BEGIN

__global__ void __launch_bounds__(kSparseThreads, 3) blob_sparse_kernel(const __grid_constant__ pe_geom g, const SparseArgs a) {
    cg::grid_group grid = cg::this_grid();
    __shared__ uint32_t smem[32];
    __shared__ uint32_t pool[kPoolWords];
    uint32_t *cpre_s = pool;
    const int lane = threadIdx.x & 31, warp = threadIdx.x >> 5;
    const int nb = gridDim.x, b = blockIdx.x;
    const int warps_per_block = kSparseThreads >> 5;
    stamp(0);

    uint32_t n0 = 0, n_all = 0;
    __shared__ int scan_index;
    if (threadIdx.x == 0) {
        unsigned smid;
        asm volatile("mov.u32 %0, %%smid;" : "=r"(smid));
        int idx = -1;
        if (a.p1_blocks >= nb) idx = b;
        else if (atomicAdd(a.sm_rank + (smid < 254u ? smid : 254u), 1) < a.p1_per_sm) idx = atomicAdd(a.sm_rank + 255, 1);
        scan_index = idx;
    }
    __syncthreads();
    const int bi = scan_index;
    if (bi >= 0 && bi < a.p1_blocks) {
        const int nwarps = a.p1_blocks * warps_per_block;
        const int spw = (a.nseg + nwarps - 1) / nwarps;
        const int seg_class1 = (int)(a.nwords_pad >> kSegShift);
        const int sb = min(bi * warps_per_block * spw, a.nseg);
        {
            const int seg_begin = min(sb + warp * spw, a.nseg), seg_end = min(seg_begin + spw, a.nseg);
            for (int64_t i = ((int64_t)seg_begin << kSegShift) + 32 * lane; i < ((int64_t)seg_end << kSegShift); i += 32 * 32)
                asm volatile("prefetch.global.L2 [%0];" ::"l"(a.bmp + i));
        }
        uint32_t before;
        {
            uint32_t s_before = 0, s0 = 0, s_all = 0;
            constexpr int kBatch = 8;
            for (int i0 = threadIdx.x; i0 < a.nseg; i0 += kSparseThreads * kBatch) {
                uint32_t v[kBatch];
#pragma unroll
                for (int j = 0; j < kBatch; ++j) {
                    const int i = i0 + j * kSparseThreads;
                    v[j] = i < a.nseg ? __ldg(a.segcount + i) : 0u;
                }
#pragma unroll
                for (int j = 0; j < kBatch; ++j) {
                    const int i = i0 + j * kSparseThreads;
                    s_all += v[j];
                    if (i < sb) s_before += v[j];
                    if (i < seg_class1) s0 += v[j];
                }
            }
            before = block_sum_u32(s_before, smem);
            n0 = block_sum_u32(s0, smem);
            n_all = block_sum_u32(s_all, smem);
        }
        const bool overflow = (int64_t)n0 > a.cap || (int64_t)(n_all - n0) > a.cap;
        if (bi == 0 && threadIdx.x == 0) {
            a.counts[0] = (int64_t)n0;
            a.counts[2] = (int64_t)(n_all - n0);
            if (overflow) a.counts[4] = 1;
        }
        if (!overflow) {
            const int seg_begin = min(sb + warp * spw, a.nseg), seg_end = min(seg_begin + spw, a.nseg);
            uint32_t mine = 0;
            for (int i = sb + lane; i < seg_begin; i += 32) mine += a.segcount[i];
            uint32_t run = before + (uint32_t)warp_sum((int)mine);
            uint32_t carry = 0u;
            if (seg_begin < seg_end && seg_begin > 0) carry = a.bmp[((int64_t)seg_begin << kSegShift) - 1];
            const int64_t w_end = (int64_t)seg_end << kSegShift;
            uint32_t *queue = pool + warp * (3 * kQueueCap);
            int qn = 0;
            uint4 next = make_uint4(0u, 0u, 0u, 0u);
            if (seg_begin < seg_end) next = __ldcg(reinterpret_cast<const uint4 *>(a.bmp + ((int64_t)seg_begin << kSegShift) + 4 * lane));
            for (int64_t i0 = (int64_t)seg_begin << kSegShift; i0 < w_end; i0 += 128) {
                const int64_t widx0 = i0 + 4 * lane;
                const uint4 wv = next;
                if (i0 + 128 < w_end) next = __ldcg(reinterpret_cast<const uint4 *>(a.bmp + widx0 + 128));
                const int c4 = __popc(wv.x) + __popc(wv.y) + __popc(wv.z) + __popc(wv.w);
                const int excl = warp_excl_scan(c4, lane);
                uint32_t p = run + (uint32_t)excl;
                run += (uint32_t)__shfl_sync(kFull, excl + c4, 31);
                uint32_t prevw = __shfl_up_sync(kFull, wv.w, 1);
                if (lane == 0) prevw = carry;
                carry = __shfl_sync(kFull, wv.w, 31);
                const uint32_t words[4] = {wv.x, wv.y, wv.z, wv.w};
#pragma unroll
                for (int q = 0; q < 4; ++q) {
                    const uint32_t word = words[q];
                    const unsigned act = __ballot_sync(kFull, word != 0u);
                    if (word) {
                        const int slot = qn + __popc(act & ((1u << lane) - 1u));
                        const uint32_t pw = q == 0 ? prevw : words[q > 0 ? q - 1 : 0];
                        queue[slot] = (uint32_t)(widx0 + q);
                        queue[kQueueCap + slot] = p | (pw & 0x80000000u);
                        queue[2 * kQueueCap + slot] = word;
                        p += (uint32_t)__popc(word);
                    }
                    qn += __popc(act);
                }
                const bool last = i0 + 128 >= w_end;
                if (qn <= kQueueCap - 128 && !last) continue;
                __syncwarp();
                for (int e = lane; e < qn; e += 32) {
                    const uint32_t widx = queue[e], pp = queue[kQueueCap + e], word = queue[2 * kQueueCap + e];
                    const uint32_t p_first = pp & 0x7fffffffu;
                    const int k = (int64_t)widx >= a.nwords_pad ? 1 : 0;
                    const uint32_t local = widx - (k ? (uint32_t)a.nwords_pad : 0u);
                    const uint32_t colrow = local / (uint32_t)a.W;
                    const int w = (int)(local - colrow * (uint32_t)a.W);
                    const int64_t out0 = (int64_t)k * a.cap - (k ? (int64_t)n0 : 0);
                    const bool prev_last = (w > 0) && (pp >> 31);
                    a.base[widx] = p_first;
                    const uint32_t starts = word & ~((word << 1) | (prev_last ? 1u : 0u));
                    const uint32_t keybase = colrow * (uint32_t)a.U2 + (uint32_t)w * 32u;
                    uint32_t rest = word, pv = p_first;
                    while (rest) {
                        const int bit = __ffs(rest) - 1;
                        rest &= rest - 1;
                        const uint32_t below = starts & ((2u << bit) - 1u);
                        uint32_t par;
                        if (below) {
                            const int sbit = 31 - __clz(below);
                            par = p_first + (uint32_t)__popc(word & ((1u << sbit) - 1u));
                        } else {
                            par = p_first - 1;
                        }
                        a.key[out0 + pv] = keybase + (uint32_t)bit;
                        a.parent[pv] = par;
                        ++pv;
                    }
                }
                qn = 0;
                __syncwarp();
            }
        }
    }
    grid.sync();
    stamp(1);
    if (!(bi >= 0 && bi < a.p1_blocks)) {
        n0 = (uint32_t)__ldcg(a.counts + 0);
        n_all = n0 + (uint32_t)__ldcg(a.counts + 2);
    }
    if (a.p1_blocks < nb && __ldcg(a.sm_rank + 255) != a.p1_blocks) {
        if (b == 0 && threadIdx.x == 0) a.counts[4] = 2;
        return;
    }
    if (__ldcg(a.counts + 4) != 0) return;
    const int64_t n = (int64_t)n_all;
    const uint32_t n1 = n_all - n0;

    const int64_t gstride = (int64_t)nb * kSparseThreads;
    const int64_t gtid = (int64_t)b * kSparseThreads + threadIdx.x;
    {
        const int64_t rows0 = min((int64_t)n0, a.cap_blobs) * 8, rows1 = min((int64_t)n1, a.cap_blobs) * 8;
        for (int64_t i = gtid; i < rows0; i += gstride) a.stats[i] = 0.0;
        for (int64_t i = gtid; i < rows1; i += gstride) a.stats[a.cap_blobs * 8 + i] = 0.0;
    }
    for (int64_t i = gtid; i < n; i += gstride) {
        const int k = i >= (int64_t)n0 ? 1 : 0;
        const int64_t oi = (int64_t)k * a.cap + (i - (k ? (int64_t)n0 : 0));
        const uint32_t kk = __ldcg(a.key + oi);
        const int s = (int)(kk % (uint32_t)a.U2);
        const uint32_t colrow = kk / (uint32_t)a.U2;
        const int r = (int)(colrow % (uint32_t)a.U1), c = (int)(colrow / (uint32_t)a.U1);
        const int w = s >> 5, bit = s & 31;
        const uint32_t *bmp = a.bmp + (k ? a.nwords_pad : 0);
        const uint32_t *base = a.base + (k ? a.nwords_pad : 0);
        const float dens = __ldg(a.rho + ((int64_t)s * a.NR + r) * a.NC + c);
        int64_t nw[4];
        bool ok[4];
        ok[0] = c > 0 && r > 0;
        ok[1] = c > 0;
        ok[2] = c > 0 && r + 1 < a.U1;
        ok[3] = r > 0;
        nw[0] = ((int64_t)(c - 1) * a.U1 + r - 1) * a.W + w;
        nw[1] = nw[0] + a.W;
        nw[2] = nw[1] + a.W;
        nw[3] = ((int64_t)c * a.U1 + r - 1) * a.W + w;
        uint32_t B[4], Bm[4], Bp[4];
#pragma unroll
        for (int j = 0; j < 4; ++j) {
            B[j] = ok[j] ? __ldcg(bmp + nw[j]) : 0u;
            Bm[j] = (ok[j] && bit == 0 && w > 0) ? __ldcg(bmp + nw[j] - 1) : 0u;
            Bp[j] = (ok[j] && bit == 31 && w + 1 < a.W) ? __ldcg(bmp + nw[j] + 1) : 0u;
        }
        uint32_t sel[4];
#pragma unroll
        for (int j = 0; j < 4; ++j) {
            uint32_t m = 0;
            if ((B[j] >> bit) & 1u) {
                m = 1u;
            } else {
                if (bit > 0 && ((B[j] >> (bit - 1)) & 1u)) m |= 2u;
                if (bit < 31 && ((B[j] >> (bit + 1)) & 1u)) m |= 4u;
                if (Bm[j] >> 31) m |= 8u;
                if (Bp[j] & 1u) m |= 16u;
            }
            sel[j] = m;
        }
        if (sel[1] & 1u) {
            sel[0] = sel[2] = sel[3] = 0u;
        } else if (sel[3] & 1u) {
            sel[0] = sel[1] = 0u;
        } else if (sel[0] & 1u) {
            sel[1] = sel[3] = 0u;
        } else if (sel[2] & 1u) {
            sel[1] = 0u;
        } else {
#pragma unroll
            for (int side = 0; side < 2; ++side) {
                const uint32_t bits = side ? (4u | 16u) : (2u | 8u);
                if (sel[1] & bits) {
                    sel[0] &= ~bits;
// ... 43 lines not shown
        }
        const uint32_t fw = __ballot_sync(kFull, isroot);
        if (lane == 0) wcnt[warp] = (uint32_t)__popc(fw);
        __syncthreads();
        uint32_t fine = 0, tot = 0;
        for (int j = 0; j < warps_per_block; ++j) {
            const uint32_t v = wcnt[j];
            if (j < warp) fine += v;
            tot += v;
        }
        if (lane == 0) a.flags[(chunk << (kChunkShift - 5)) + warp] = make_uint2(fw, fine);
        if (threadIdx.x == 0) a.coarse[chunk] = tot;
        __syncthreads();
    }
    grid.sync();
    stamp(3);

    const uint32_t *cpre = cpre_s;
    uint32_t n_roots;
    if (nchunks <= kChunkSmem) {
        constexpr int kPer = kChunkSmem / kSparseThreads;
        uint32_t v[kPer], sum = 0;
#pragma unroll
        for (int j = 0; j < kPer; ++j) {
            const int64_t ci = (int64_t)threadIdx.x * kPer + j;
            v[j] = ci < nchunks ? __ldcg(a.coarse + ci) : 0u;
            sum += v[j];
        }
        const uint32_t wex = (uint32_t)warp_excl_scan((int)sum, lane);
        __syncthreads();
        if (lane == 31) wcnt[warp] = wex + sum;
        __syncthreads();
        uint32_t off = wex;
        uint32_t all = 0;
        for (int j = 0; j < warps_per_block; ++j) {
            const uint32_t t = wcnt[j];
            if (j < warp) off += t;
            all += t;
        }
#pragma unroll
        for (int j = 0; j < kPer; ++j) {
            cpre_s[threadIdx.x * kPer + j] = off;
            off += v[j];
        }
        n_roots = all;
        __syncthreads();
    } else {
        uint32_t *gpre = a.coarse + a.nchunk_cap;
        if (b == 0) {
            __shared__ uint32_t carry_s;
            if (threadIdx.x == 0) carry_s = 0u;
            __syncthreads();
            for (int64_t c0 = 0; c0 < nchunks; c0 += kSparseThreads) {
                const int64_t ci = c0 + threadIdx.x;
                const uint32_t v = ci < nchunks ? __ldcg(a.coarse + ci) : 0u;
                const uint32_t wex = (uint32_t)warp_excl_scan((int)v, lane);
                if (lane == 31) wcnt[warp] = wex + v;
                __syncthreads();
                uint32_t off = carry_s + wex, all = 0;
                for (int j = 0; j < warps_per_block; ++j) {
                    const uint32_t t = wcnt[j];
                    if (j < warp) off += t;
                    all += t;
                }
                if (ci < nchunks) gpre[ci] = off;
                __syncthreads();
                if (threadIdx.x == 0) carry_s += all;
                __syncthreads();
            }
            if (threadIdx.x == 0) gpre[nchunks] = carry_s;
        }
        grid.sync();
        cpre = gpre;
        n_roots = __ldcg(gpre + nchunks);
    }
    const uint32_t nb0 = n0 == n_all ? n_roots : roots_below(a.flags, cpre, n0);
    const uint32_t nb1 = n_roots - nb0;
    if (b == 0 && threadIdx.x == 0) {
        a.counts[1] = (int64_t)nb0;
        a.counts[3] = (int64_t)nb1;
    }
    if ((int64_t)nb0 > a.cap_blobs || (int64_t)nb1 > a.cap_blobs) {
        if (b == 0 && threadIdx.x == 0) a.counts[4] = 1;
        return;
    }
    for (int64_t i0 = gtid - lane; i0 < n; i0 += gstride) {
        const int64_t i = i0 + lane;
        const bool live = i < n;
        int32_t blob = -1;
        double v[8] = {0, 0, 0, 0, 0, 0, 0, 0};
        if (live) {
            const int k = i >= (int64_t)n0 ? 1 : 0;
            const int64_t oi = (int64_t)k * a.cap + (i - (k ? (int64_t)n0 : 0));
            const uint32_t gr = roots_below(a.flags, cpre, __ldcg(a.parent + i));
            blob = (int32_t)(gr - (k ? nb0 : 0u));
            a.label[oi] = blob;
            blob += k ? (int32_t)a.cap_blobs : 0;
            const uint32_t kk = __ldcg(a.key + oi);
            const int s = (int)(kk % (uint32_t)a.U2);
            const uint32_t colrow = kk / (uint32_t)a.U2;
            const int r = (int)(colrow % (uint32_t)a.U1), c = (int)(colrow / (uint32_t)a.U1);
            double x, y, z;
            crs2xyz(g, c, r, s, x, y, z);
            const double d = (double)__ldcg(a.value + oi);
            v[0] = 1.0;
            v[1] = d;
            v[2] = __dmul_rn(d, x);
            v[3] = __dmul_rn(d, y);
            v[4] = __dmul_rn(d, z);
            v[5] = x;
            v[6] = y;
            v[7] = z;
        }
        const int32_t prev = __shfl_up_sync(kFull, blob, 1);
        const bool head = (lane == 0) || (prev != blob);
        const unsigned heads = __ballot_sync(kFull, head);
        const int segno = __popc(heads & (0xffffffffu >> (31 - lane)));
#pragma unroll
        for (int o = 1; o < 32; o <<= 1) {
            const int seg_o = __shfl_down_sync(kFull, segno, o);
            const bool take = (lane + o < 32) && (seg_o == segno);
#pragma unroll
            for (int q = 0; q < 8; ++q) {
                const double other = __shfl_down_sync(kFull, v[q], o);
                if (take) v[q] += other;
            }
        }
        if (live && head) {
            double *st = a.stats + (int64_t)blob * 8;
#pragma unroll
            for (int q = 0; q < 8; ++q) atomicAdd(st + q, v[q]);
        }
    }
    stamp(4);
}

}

END

WHAT IS NEEDED. List every line above containing the word "pool".

TASK RESULT.
    __shared__ uint32_t pool[kPoolWords];
    uint32_t *cpre_s = pool;
            uint32_t *queue = pool + warp * (3 * kQueueCap);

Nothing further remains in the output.